Interview mit Michael Pichler, Ricoh

Ergebnisse der Studie „Document Governance Index"

Interview mit Michael Pichler, Director Marketing bei Ricoh Deutschland über den „Document Governance Index“

Michael Pichler, Ricoh

Michael Pichler, Director Marketing bei Ricoh Deutschland

IT-DIRECTOR: Herr Pichler, im Rahmen der Studie „Document Governance Index“ wurden Führungskräfte und Mitarbeiter europäischer Unternehmen befragt, um zu analysieren, wie Dokumentenprozesse aktuell gehandhabt werden und wie sich globale Trends darauf auswirken. Vor welchen Herausforderungen stehen Großunternehmen bei ihren geschäftskritischen Dokumentenprozessen?
M. Pichler:
Der technologische Wandel stellt Großunternehmen vor die Herausforderung, ihre Mitarbeiterinnen und Mitarbeiter kontinuierlich mit neuen Technologien vertraut zu machen.
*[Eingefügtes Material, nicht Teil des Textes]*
# facebookresearch/DetectAndTrack

Measured on AMD Instinct MI355X. Metric: clips/sec (8-frame 800px), higher is better.
Workload: dtype bf16; 1 GPU; 3D R-18 FPN3D keypoint R-CNN inference, 4 clip(s) of 1x3x8x768x1344 per step (= per forward) per GPU (kT=3 body+FPN, slice-center 2D heads, per clip: 1000 proposals, 100 detections -> kps_score -> decoded keypoints); mode=infer, weights=random-init (synthetic_params, seed 3), images_per_forward=4, forwards_in_flight=3, clips_in_flight=12, keyframe_dce=False, hip_graph=True, resident_input=True, parallelism=clip-sharded x1 (no data-path collective)

## Files before the change

### detectandtrack_amd/csrc/conv_special.hip

```cpp
#include "conv_internal.h"

using namespace dat_conv;

namespace {

struct Ws64Params {
    const char* x;
    const char* w;
    const float* scale;
    const float* bias;
    const char* res;
    char* y;
    const char* zeros;
    int frames, H, W, out_cs, relu, res_mode;
    int tiles_h, tiles_w, ntiles;
    int ablate;
};

template <int TWL>
__global__ __launch_bounds__(NTHREADS) __attribute__((amdgpu_waves_per_eu(1, 1))) void conv3x3_c64_ws_kernel(const Ws64Params p) {
    constexpr int TW = 1 << TWL, TH = 256 >> TWL, PW = TW + 2, PH = TH + 2;
    constexpr int NPIX = PH * PW, NPIECE = (NPIX * 8 + 63) / 64, PBYTES = NPIECE * 1024, UMAX = (NPIECE + 3) / 4;
    extern __shared__ __attribute__((aligned(16))) char smem[];
    const int tid = threadIdx.x, lane = tid & 63;
// ... 598 lines not shown
__global__ __launch_bounds__(KS_THREADS) void conv_kt1x1_ks_kernel(const TkParams p) {
    constexpr int CB = 256;
    constexpr int NWQ = CB / 64;
    constexpr int NJ = NWQ;
    constexpr int WBYTES = CB / 32 * 4 * 1024;
    constexpr int WPIECES = CB / 64;
    extern __shared__ __attribute__((aligned(16))) char smem[];
    char* const xb = smem;
    char* const wb = smem + 3 * KS_XBYTES;
    const int tid = threadIdx.x, lane = tid & 63;
    const int wave = __builtin_amdgcn_readfirstlane(tid >> 6);
    const int khalf = lane >> 5, n = lane & 31;
    unsigned bid = blockIdx.x;
    if (p.xcd) bid = xcd_block_map(bid, gridDim.x);
    const int cb = bid % p.ncb;
    const unsigned pos0 = (bid / p.ncb) * 256u;
    const int wq = wave % NWQ, ph = wave / NWQ;
    typedef const __attribute__((address_space(1))) void* gptr_t;
    typedef __attribute__((address_space(3))) void* lptr_t;
    const char* xsrc[4];
    int tq[4];
#pragma unroll
    for (int u = 0; u < 4; ++u) {
        const int row = wave * 32 + u * 8 + (lane >> 3);
        const int slot = (lane & 7) ^ ((row >> 1) & 7);
        const unsigned pos = min(pos0 + (unsigned)row, p.npos - 1u);
        const unsigned f = pos / p.how;
        tq[u] = (int)(f % (unsigned)p.T);
        xsrc[u] = p.x + (size_t)pos * (unsigned)p.in_cs * 2u + slot * 16;
    }
    const char* wsrc = p.w + (size_t)cb * (CB / 32) * 4096 + (size_t)(wave * WPIECES) * 1024 + lane * 16;
    const size_t wstep = (size_t)p.mb_total * 4096;
    const ptrdiff_t fstep = (ptrdiff_t)p.how * p.in_cs * 2;
    char* const xdma = xb + wave * (32 * 128);
    char* const wdma = wb + wave * (WPIECES * 1024);
    int rq_t = 0, rq_c = 0;
#define TK_DMA_X(BUF_)                                                                                       \
    {                                                                                                        \
        const int kt_ = min(rq_t, p.kt_n - 1), cc_ = rq_t < p.kt_n ? rq_c : p.ncc - 1;                       \
        const int dt_ = kt_ - p.pt;                                                                          \
        const ptrdiff_t off_ = (ptrdiff_t)dt_ * fstep + cc_ * 128;                                           \
        _Pragma("unroll") for (int u_ = 0; u_ < 4; ++u_) {                                                   \
            const bool in_ = (unsigned)(tq[u_] + dt_) < (unsigned)p.T;                                       \
            const char* s_ = in_ ? xsrc[u_] + off_ : p.zeros;                                     \
            __builtin_amdgcn_global_load_lds((gptr_t)s_, (lptr_t)(xdma + (BUF_) * KS_XBYTES + u_ * 1024), 16, 0, 0); \
        }                                                                                                    \
        if (++rq_c == p.ncc) { rq_c = 0; ++rq_t; }                                                           \
    }
#define TK_DMA_W(KC_, BUF_)                                                                                  \
    {                                                                                                        \
        const char* ws_ = wsrc + (size_t)min((KC_), p.kchunks - 1) * wstep;                                  \
        _Pragma("unroll") for (int u_ = 0; u_ < WPIECES; ++u_)                                               \
            __builtin_amdgcn_global_load_lds((gptr_t)(ws_ + u_ * 1024), (lptr_t)(wdma + (BUF_) * WBYTES + u_ * 1024), 16, 0, 0); \
    }
#define TK_COMPUTE(XBUF_, WBUF_)                                                                             \
    {                                                                                                        \
        const char* xc_ = xb + (XBUF_) * KS_XBYTES + b_base;                                                 \
        const char* wc_ = wb + (WBUF_) * WBYTES + a_off;                                                     \
        _Pragma("unroll") for (int ks_ = 0; ks_ < 4; ++ks_) {                                                \
            uint4 a_[2], b_[NJ];                                                                             \
            _Pragma("unroll") for (int i_ = 0; i_ < 2; ++i_) a_[i_] = *(const uint4*)(wc_ + (i_ * 4 + ks_) * 1024); \
            _Pragma("unroll") for (int j_ = 0; j_ < NJ; ++j_) b_[j_] = *(const uint4*)(xc_ + j_ * 4096 + b_slot[ks_]); \
            _Pragma("unroll") for (int i_ = 0; i_ < 2; ++i_)                                                 \
                _Pragma("unroll") for (int j_ = 0; j_ < NJ; ++j_) Mma<DAT_BF16>::step(a_[i_], b_[j_], acc[i_][j_]); \
        }                                                                                                    \
    }
    TK_DMA_W(0, 0);
    TK_DMA_X(0);
    TK_DMA_X(1);
    f32x16_t acc[2][NJ];
#pragma unroll
    for (int i = 0; i < 2; ++i)
#pragma unroll
        for (int j = 0; j < NJ; ++j)
#pragma unroll
            for (int r = 0; r < 16; ++r) acc[i][j][r] = 0.f;
    const int a_off = (2 * wq) * 4096 + lane * 16;
    const int b_base = (ph * (32 * NJ) + n) * 128;
    int b_slot[4];
#pragma unroll
    for (int ks = 0; ks < 4; ++ks) b_slot[ks] = (((ks * 2 + khalf) ^ (n >> 1)) & 7) << 4;
    asm volatile("s_waitcnt vmcnt(4)" ::: "memory");
    __syncthreads();
    int xi = 0;
    for (int kc = 0; kc < p.kchunks; ++kc) {
        const int x2 = xi >= 1 ? xi - 1 : 2;
        TK_DMA_W(kc + 1, (kc + 1) & 1);
        TK_DMA_X(x2);
        TK_COMPUTE(xi, kc & 1);
        asm volatile("s_waitcnt vmcnt(4)" ::: "memory");
        __syncthreads();
        xi = xi == 2 ? 0 : xi + 1;
    }
    asm volatile("s_waitcnt vmcnt(0)" ::: "memory");
    __syncthreads();
#undef TK_DMA_X
#undef TK_DMA_W
#undef TK_COMPUTE
    char* const est = smem + wave * (32 * EPI_PITCH);
    const int sq = lane & 7, spl = lane >> 3;
    const int c0 = cb * CB + wq * 64 + sq * 8;
    float sc[8], bi[8];
#pragma unroll
    for (int e = 0; e < 8; ++e) {
        const bool ok = c0 + e < p.cout;
        const int c = ok ? c0 + e : 0;
        sc[e] = ok ? (p.scale ? p.scale[c] : 1.f) : 0.f;
        bi[e] = (ok && p.bias) ? p.bias[c] : 0.f;
    }
    const unsigned cres = (unsigned)min(c0, p.out_cs - 8);
#pragma unroll
    for (int j = 0; j < NJ; ++j) {
        const unsigned tile0 = pos0 + (unsigned)(ph * (32 * NJ) + j * 32);
        uint4 rr[4];
        if (p.res_mode) {
#pragma unroll
            for (int r = 0; r < 4; ++r) {
                const unsigned pc = min(tile0 + (unsigned)(r * 8 + spl), p.npos - 1u);
                rr[r] = *(const uint4*)(p.res + ((size_t)pc * (unsigned)p.out_cs + cres) * 2u);
            }
        }
#pragma unroll
        for (int i = 0; i < 2; ++i) epi_stage(est, n, khalf, i, acc[i][j]);
        __builtin_amdgcn_wave_barrier();
#pragma unroll
        for (int r = 0; r < 4; ++r) {
            const int pl = r * 8 + spl;
            float v[8];
            epi_load(est, pl, sq * 8, v);
            epi_affine(v, sc, bi);
            if (p.res_mode) epi_residual<DAT_BF16>(v, rr[r], 1);
            epi_relu(v, p.relu);
            const unsigned pos = tile0 + (unsigned)pl;
            if (pos < p.npos && c0 < p.cout)
                epi_store<DAT_BF16>(p.y + ((size_t)pos * (unsigned)p.out_cs + (unsigned)c0) * 2u, v);
        }
        __builtin_amdgcn_wave_barrier();
    }
}
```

Darüber hinaus müssen diese Technologien für die unterschiedlichen Workflows der verschiedenen Abteilungen optimiert werden. Schließlich ist es im Falle einer Kundenanfrage besonders wichtig, schnell und zuverlässig alle relevanten Kundendaten einsehen zu können, um so den bestmöglichen Service zu bieten. Die unzureichende Vernetzung verschiedener Systeme sowie der schnelle und bisweilen unbedachte Einsatz neuer Technologien erweisen sich dabei oft als Hindernisse.
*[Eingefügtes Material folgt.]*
@@ -112,7 +113,7 @@
     } tail;
     void *res_plan = nullptr;
     uint64_t stat_tail_tokens = 0, stat_result_copies = 0, stat_tail_hits = 0, stat_tail_misses = 0;
-    uint64_t stat_spec_hits = 0, stat_spec_misses = 0;
+    uint64_t stat_spec_hits = 0, stat_spec_misses = 0, stat_tail_prepared_tokens = 0;
     unsigned *ferr_pin = nullptr;
     void *ferr_plan = nullptr;
     int opt_fused_fallback = 1, opt_fused_rearm_tokens = 256;
@@ -162,6 +163,7 @@
     {"prepare", &Backend::opt_prepare, OPT_ENV},
     {"speculate_next", &Backend::opt_speculate_next, OPT_ENV, FX_SPECULATE_NEXT},
     {"token_tail", &Backend::opt_token_tail, OPT_ENV, FX_SPECULATE_NEXT},
+    {"tail_prepare", &Backend::opt_tail_prepare, OPT_ENV | OPT_DROPS},
     {"fuse_attn", &Backend::opt_fuse_attn, OPT_ENV | OPT_DROPS, FX_FUSE_ATTN},
     {"fuse_wo", &Backend::opt_fuse_wo, OPT_ENV | OPT_DROPS},
     {"warm_mb", &Backend::opt_warm_mb, OPT_ENV | OPT_DROPS},
@@ -221,6 +223,7 @@
     {"tail_tokens", &Backend::stat_tail_tokens},
     {"tail_hits", &Backend::stat_tail_hits},
     {"tail_misses", &Backend::stat_tail_misses},
+    {"tail_prepared_tokens", &Backend::stat_tail_prepared_tokens},
     {"result_copies", &Backend::stat_result_copies},
     {"generic_graphs", &Backend::stat_generic_graphs},
     {"alibi_fused", &Backend::stat_alibi_fused},
diff --git a/llm_amd/csrc/backend_tools.inc b/llm_amd/csrc/backend_tools.inc
--- a/llm_amd/csrc/backend_tools.inc
+++ b/llm_amd/csrc/backend_tools.inc
@@ -534,7 +534,7 @@
     HIP_CHECK(hipMemcpy(pb, &hp, sizeof(hp), hipMemcpyHostToDevice));
     hipLaunchKernelGGL(k_argmax_next, dim3(1), dim3(1024), 0, g.stream, (const float *)dl, V, pa, ida);
     hipLaunchKernelGGL(k_token_tail, dim3(TOKEN_TAIL_WGS), dim3(1024), 0, g.stream, (const float *)dl, V, emb ? (const float *)de : (const float *)nullptr,
-                       E, pb, slot, (int)emb_off, (int)id_off);
+                       E, pb, slot, (int)emb_off, (int)id_off, TailPrep{});
     HIP_CHECK(hipGetLastError());
     HIP_CHECK(hipStreamSynchronize(g.stream));
     HIP_CHECK(hipMemcpy(id_argmax, ida, 4, hipMemcpyDeviceToHost));
@@ -547,6 +547,90 @@
     if (emb && slot_emb) memcpy(slot_emb, slot + emb_off, (size_t)E * 4);
     HIP_CHECK(hipHostFree(slot));
     HIP_CHECK(hipFree(d));
+    return 0;
+}
+
+int ggml_hip_debug_token_tail_prepare(const float *logits, int V, const void *wte_raw, int wtype, int E, int n_past, uint32_t epoch_in,
+                                      int parity, int zeroed, int L, int C, int Egqa, const uint16_t *mem_k, const uint16_t *mem_v,
+                                      float theta_scale, float freq_scale, int half_d, int32_t *id_out, int32_t *prm_out, float *row,
+                                      float *table, uint32_t *epoch_out, uint16_t *save, float *row_ref, float *table_ref,
+                                      uint32_t *epoch_ref, uint16_t *save_ref) {
+    const int qt = qt_of((ggml_type)wtype);
+    if (!logits || V < 1 || !wte_raw || qt < 0 || E < 32 || E % 32 || n_past < 0 || n_past + 1 >= C || (parity & ~1) || L < 1 || Egqa < 1 ||
+        !mem_k || !mem_v || half_d < 1 || half_d > 64 || !id_out || !prm_out || !row || !table || !epoch_out || !save || !row_ref ||
+        !table_ref || !epoch_ref || !save_ref)
+        return -1;
+    SlotLock lk;
+    ensure_init();
+    finish_pending();
+    std::vector<char *> owned;
+    const int64_t nb = E / 32;
+    const size_t raw_bytes = (size_t)V * nb * (size_t)blk_bytes(qt), nkv = (size_t)L * C * Egqa * 2, nsave = (size_t)L * Egqa * 4;
+    char *draw = debug_buf(raw_bytes, wte_raw, owned);
+    size_t off[5];
+    char *dsoa = debug_buf(qw_layout(qt, V, nb, off), nullptr, owned);
+    relayout_launch(draw, qt, V, nb, dsoa);
+    const QWeight w = qw_at(dsoa, qt, V, nb);
+    char *dl = debug_buf((size_t)V * 4, logits, owned);
+    char *dk = debug_buf(nkv, mem_k, owned), *dv = debug_buf(nkv, mem_v, owned);
+    DecParams hp;
+    memset(&hp, 0, sizeof(hp));
+    hp.n_past = hp.pos_tail[0] = hp.pos_tail[1] = n_past;
+    DecParams *prm[2];
+    unsigned *ep[2];
+    char *drow[2], *dtab[2], *dsave[2];
+    for (int i = 0; i < 2; i++) {
+        prm[i] = (DecParams *)debug_buf(sizeof(hp), &hp, owned);
+        ep[i] = (unsigned *)debug_buf(4, &epoch_in, owned);
+        drow[i] = debug_buf((size_t)E * 4, nullptr, owned);
+        dtab[i] = debug_buf(128 * 4, nullptr, owned);
+        dsave[i] = debug_buf(nsave, nullptr, owned);
+    }
+    int *ida = (int *)debug_buf(4, nullptr, owned);
+    char *slot = nullptr;
+    const size_t id_off = ((size_t)V * 4 + 255) & ~(size_t)255;
+    HIP_CHECK(hipHostMalloc((void **)&slot, id_off + 256, hipHostMallocDefault));
+    memset(slot, 0xff, id_off + 256);
+    TailPrep tp;
+    memset(&tp, 0, sizeof(tp));
+    if (!zeroed) {
+        tp.xnext = (float *)drow[0];
+        tp.wte = w;
+        tp.rope = (float *)dtab[0]; tp.epoch = ep[0];
+        tp.theta_scale = theta_scale; tp.freq_scale = freq_scale; tp.half_d = half_d;
+        tp.mem_k = (const __half *)dk; tp.mem_v = (const __half *)dv; tp.save = (__half *)dsave[0];
+        tp.L = L; tp.C = C; tp.Egqa = Egqa;
+        tp.pos_in = &prm[0]->pos_tail[parity]; tp.pos_out = &prm[0]->pos_tail[parity ^ 1];
+    }
+    hipLaunchKernelGGL(k_token_tail, dim3(token_tail_grid(!zeroed, (long)L * Egqa)), dim3(1024), 0, g.stream, (const float *)dl, V,
+                       (const float *)nullptr, 0, prm[0], slot, (int)id_off, (int)id_off, tp);
+    hipLaunchKernelGGL(k_argmax_next, dim3(1), dim3(1024), 0, g.stream, (const float *)dl, V, prm[1], ida);
+    hipLaunchKernelGGL(k_kv_row_save, dim3((unsigned)std::min<int64_t>(256, ((int64_t)L * Egqa + 255) / 256)), dim3(256), 0, g.stream,
+                       (const DecParams *)prm[1], (const __half *)dk, (const __half *)dv, (__half *)dsave[1], L, C, Egqa);
+    hipLaunchKernelGGL(k_get_rows_q, dim3((unsigned)((nb + 255) / 256), 1), dim3(256), 0, g.stream, w, (const int *)&prm[1]->token,
+                       (float *)drow[1], (int64_t)E);
+    hipLaunchKernelGGL(k_rope_table, dim3(1), dim3(128), 0, g.stream, (const DecParams *)prm[1], theta_scale, freq_scale, half_d,
+                       (float *)dtab[1], ep[1]);
+    HIP_CHECK(hipGetLastError());
+    float *rows[2] = {row, row_ref}, *tabs[2] = {table, table_ref};
+    uint32_t *eps[2] = {epoch_out, epoch_ref};
+    uint16_t *saves[2] = {save, save_ref};
+    for (int i = 0; i < 2; i++) {
+        d2h_queue(rows[i], drow[i], (size_t)E * 4);
+        d2h_queue(tabs[i], dtab[i], 128 * 4);
+        d2h_queue(eps[i], (const char *)ep[i], 4);
+        d2h_queue(saves[i], dsave[i], nsave);
+    }
+    d2h_queue(&hp, (const char *)prm[0], sizeof(hp));
+    d2h_finish();
+    prm_out[0] = hp.n_past;
+    prm_out[1] = hp.token;
+    prm_out[2] = hp.tokens[0];
+    prm_out[3] = hp.pos_tail[0];
+    prm_out[4] = hp.pos_tail[1];
+    *id_out = *(const int32_t *)(slot + id_off);
+    HIP_CHECK(hipHostFree(slot));
+    for (char *b : owned) HIP_CHECK(hipFree(b));
     return 0;
 }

IT-DIRECTOR: Unternehmen müssen immer größere Datenmengen managen. Auf welche Strategien setzen Unternehmen aktuell im Umgang mit Big Data und was sollten sie dabei beachten?
M. Pichler:
Wie die Studie zeigt, verfolgen viele Unternehmen derzeit keine klare Strategie zum effektiven ­Management der wachsenden Datenmengen, obwohl diese die Aufmerksamkeit und Ressourcen der Unternehmen in besonderem Maße von ihren Kernaktivitäten ablenken. 91 Prozent der Befragten geben an, dass sich das steigende Datenvolumen am stärksten auf ihre Fähigkeit auswirkt, kritische Unternehmensprozesse zu kontrollieren. Durch enge Zusammenarbeit mit einem Experten für IT- und Dokumentenmanagement könnte die bisher auf die Verwaltung von Big Data verwandte Zeit sinnvoller und effektiver eingesetzt werden – und zwar für das Kerngeschäft.
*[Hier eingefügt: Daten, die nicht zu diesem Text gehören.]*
int prof_collect(mgx_solver* s)
{
    if (s->ev_used.empty()) return MGX_OK;
    HIPCHK(s, hipStreamSynchronize(s->stream));
    for (auto& p : s->ev_used) {
// ... 300 lines not shown
    s->gal_built = true;
    s->transfer = transfer;
    drop_graphs(s);
    return MGX_OK;
}

void galerkin_invalidate(mgx_solver* s)
{
    for (int lv = s->cfg.coarsest_level; lv < s->cfg.finest_level; ++lv) s->lv[lv].stencil_set = false;
    s->lv[s->cfg.finest_level].stencil_set = true;
    s->gal_built = false;
    drop_graphs(s);
}

int var_ready(mgx_solver* s, int lo, int hi)
{
    if (!s->var) return MGX_OK;
    if (s->galerkin && !s->gal_built)
        return s->fail(MGX_ERR_STATE, s->lv[s->cfg.finest_level].stencil_set ? "Galerkin hierarchy not built (mgx_build_galerkin)"
                                                                             : "finest operator not set (mgx_set_stencil / mgx_set_coefficient)");
    for (int l = lo; l <= hi; ++l)
        if (!s->lv[l].stencil_set)
            return s->fail(MGX_ERR_STATE, "operator of level " + std::to_string(l) + " not set (mgx_set_stencil / mgx_set_coefficient)");
    return MGX_OK;
}

template <typename T>
void smooth_var_t(mgx_solver* s, Level& l, int mu)
{
    const T om = (T)s->cfg.omega;
    const T rc = (T)(1.0 - (double)om);
    const Launch g = make_launch(l.N, VecOf<T>::W, l.N - 1, 1);
    const VarLevel<T> v = var_level<T>(l);
    for (int i = 0; i < mu; ++i) {
        with_point_count(v.nine, [&](auto nq) {
            hipLaunchKernelGGL((k_jacobi_var<T, decltype(nq)::value>), dim3(g.blocks), dim3(kBlock), 0, s->stream, (const T*)l.u, (const T*)l.b,
                               (T*)l.tmp, v.dinv, v.r, v.N, v.pitch, 1, v.N, g.strips, rc, om, v.rows);
        });
        std::swap(l.u, l.tmp);
    }
    s->last_smooth_launches = mu;
}

template <typename T>
void smooth_cheby_t(mgx_solver* s, Level& l, int mu)
{
    const T om = (T)s->cfg.omega;
    const T rc = (T)(1.0 - (double)om);
    const std::vector<ChebyStep> st = cheby_scalars(s->cfg.omega, l.lambda_g, mu);
    const VarLevel<T> cl = var_level<T>(l);
    for (int i = 0; i < mu; ++i) {
        launch_cheby<T>(cl, (const T*)l.u, (const T*)l.b, (T*)l.tmp, (T*)l.cheb, i == 0, rc, om, (T)st[i].a, (T)st[i].c, s->stream);
        std::swap(l.u, l.tmp);
    }
    s->last_smooth_launches = mu;
}

template <typename T>
void smooth_line_t(mgx_solver* s, Level& l, int mu)
{
    const LineLevel<T> ll = line_level<T>(l);
    int launches = 0;
    for (int i = 0; i < mu; ++i) launches += launch_line_sweep<T>(ll, (T*)l.u, (const T*)l.b, s->line_dirs, s->stream);
    s->last_smooth_launches = launches;
}

void smooth_var(mgx_solver* s, Level& l, int mu)
{
    if (s->line_dirs) { if (l.f64) smooth_line_t<double>(s, l, mu); else smooth_line_t<float>(s, l, mu); }
    else if (s->cfg.smoother == MGX_SMOOTHER_CHEBYSHEV) { if (l.f64) smooth_cheby_t<double>(s, l, mu); else smooth_cheby_t<float>(s, l, mu); }
    else if (l.f64) smooth_var_t<double>(s, l, mu);
    else smooth_var_t<float>(s, l, mu);
}

template <typename T, int MODE>
void residual_var_t(mgx_solver* s, const Level& l, const void* u, const void* b, void* out)
{
    const Launch g = make_launch(l.N, VecOf<T>::W, l.N - 1, 1);
    const VarLevel<T> v = var_level<T>(l);
    with_point_count(v.nine, [&](auto nq) {
        hipLaunchKernelGGL((k_residual_var<T, decltype(nq)::value, MODE>), dim3(g.blocks), dim3(kBlock), 0, s->stream, (const T*)u, (const T*)b,
                           (T*)out, s->partial, v.a, v.N, v.pitch, 1, v.N, g.strips, v.rows);
    });
    if (MODE == 1) hipLaunchKernelGGL(k_reduce_partials, dim3(1), dim3(kReduceThreads), 0, s->stream, s->partial, g.blocks, s->sum_dev);
}

template <int MODE>
void residual_level(mgx_solver* s, const Level& l, const void* u, const void* b, void* out)
{
    with_float_type(l.f64, [&](auto tag) {
        using T = decltype(tag);
        if (s->var) residual_var_t<T, MODE>(s, l, u, b, out);
        else launch_residual<T, MODE>((const T*)u, (const T*)b, out, MODE ? 0 : l.pitch, MODE ? s->partial : nullptr, MODE ? s->sum_dev : nullptr,
                                      1.0, l.N, l.pitch, 1, l.N, s->rows_per_chunk, s->stream, MODE ? s->partial_cap : -1, l.rows);
    });
}

template <typename T, int SM, int AR>
int fold_block(const FuseCfg& fc, const BlockReq& q, T* u, const T* b, T* tmp, long pitch, double omega, const mgx_slab* c,
               const T* coarse_e, T* coarse_b, T* coarse_zero, int crow_lo, int crow_hi, int restrict_mode, double* partial,
               hipStream_t st, int* flips)
{
    std::vector<Pass> plan;
    if (!fold_plan(fc, q, &plan)) return -1;
    const int N = q.N, row0 = q.row0;
    const JacobiCoef<T> jc = jacobi_coef<T>(omega);
    FoldArgs fa;
    fa.restrict_mode = restrict_mode;
    fa.partial = partial;
    fa.win.row_first = std::max(row0, 0);
    fa.win.row_last = std::min(row0 + q.rows - 1, N);
    fa.win.crow_first = 0; fa.win.crow_last = -1; fa.win.emit_lo = 0; fa.win.emit_hi = 0;
    if (c) {
        fa.cpitch = level_pitch(c->level, c->dtype);
        fa.win.crow_first = std::max(c->row0, 0);
        fa.win.crow_last = std::min(c->row0 + c->rows - 1, N / 2);
        fa.win.emit_lo = std::max(c->row0 + crow_lo, 1);
        fa.win.emit_hi = std::min(c->row0 + crow_hi, N / 2);
        const long cback = (long)c->row0 * fa.cpitch;
        if (coarse_e) fa.coarse_e = coarse_e - cback;
        if (coarse_b) fa.coarse_b = coarse_b - cback;
        if (coarse_zero) fa.coarse_zero = coarse_zero - cback;
    }
    const long back = (long)row0 * pitch;
    T* src = u; T* dst = tmp;
    int blocks = 0;
    for (const Pass& p : plan) {
        if (p.hi > p.lo) {
            const int lo = p.lo - row0, hi = p.hi - row0;
            fa.row_lo = p.lo; fa.row_hi = p.hi;
            fa.zero_in = p.zero_in ? 1 : 0;
            int rc = 0;
            if (p.kind == PASS_JACOBI)
                rc = launch_jacobi<T>(src, b, dst, N, pitch, lo, hi, omega, p.R, st, q.rows, AR) ? -1 : 0;
            else if (p.kind == PASS_RBGS)
                launch_rbgs<T>(src, b, dst, N, pitch, lo, hi, row0 & 1, -row0, N - row0, p.R, st);
            else if (p.kind == PASS_FUSED)
                rc = launch_fused<T, SM, AR>(p.K, src, b, dst, N, pitch, lo, hi, jc.c0, jc.c1, -row0, N - row0, row0 & 1, p.R, st,
                                             q.rows, fa.zero_in) ? 0 : -1;
            else if (p.kind == PASS_FOLDED)
                rc = with_stages(p.pre, p.post, [&](auto s) {
                    using S = decltype(s);
                    if constexpr (S::PRE || S::POST)
                        return launch_cycle<T, S::PRE, S::POST, SM, AR>(p.K, src - back, b - back, dst - back, fa, N, pitch, jc.c0, jc.c1, p.R, st);
                    else
                        return -1;
                });
            else
                rc = launch_tile_pass<T, SM, AR>(src - back, b - back, dst - back, fa, N, pitch, jc.c0, jc.c1, p.K, p.R, p.pre, p.post, st);
            if (rc < 0) return -1;
            if (p.post == 2) blocks = rc;
        }
        std::swap(src, dst);
    }
    *flips = (int)plan.size();
    return blocks;
}

bool fold_eligible(const mgx_solver* s, const Level& l, int mu, bool pre = false, int post = 1, bool zero_in = false)
{
    if (!s->fold || mu < 1 || mu > 64) return false;
    if (s->var || (post == 1 && s->cfg.restrict_mode >= MGX_RESTRICT_INJECT)) return false;
    const int per = (s->cfg.smoother == MGX_SMOOTHER_RBGS) ? 2 : 1;
    if (!tile_level(s, l) && (l.N < s->fuse.min_n || s->fuse.kmax < per)) return false;
    std::vector<Pass> plan;
    return fold_plan(s->fuse, level_req(s, l, mu, pre, post, zero_in, 0), &plan);
}

bool zero_in_ok(const mgx_solver* s, int level)
{
    if (!s->use_zero_in || level <= s->cfg.coarsest_level) return false;
    return fold_eligible(s, s->lv[level], s->cfg.mu1, false, 1, true);
}

bool smooth_folded(mgx_solver* s, int level, int mu, bool pre, int post, bool zero_in = false, bool coarse_zero_in = false)
{
    Level& l = s->lv[level];
    if (!fold_eligible(s, l, mu, pre, post)) return false;
    const bool fine = (level == s->cfg.finest_level);
    const bool rbgs = (s->cfg.smoother == MGX_SMOOTHER_RBGS);
    if (!l.f64 && !rbgs && mu == 10 && l.N > s->fuse.tile_max_n && post == 2 && pre &&
        cycle_k_supported(mu, false, false, 0, pre, s->fuse.arith) && !cycle_k_supported(mu, false, false, post, pre, s->fuse.arith))
        post = 0;
    {
        Prof p(s, fine ? MGX_PROF_SMOOTH_FINE : MGX_PROF_COARSE, mu);
        const Level& c = s->lv[level - 1];
        const int dt = l.f64 ? MGX_DTYPE_F64 : MGX_DTYPE_F32;
        const mgx_slab cs{level - 1, dt, c.rows, 0, s->cfg.arith};
        void* czero = (post == 1 && coarse_zero_in) ? nullptr : c.u;
        const BlockReq q = level_req(s, l, mu, pre, post, zero_in, env_int("MGX_ROWS", 0));
        int launches = 0;
        const int nb = with_kernel_set(l.f64, s->cfg.smoother, s->fuse.arith, [&](auto k) {
            using K = decltype(k);
            using T = typename K::T;
            return fold_block<T, K::SM, K::AR>(s->fuse, q, (T*)l.u, (const T*)l.b, (T*)l.tmp, l.pitch, s->cfg.omega, &cs,
                                               pre ? (const T*)c.u : nullptr, post == 1 ? (T*)c.b : nullptr, (T*)czero, 1, c.N,
                                               s->cfg.restrict_mode, s->partial, s->stream, &launches);
        });
        if (nb < 0) return false;
        if (launches & 1) std::swap(l.u, l.tmp);
        p.set(launches, mu);
        if (post == 2) s->norm_blocks_ready = nb;
    }
    if (fine) s->fine_updates += (double)mu * (double)(l.N - 1) * (double)(l.N - 1);
    return true;
}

IT-DIRECTOR: Entwicklungen wie mobiles Arbeiten und eine stärkere Dezentralisierung verändern die Geschäftswelt maßgeblich. Welche Trends sind jetzt bei Informations- und Dokumentenmanagement besonders wichtig? Welchen Stellenwert hat Cloud Computing in diesem Zusammenhang?
M. Pichler:
Auch bei der Integration mobiler Geräte fehlt in vielen Unternehmen ein ganzheitlicher Ansatz. Als Problem zeigt sich dabei die deutliche Kluft zwischen technologischer Innovation und den damit verbundenen Investitionen in Front- und Backoffice. Im Frontoffice investieren Unternehmen vorwiegend in neueste mobile Geräte wie Smartphones und Tablet-PCs, während im Backoffice eher neue Scanner, Faxgeräte und Netzwerkdrucker bereitgestellt werden. Neue Technologien für das Frontoffice werden oftmals jedoch nicht in das Backoffice integriert. Dies führt zu Problemen, wenn das Front- Daten an das Backoffice übermittelt, die dort nicht empfangen und automatisch verarbeitet werden können.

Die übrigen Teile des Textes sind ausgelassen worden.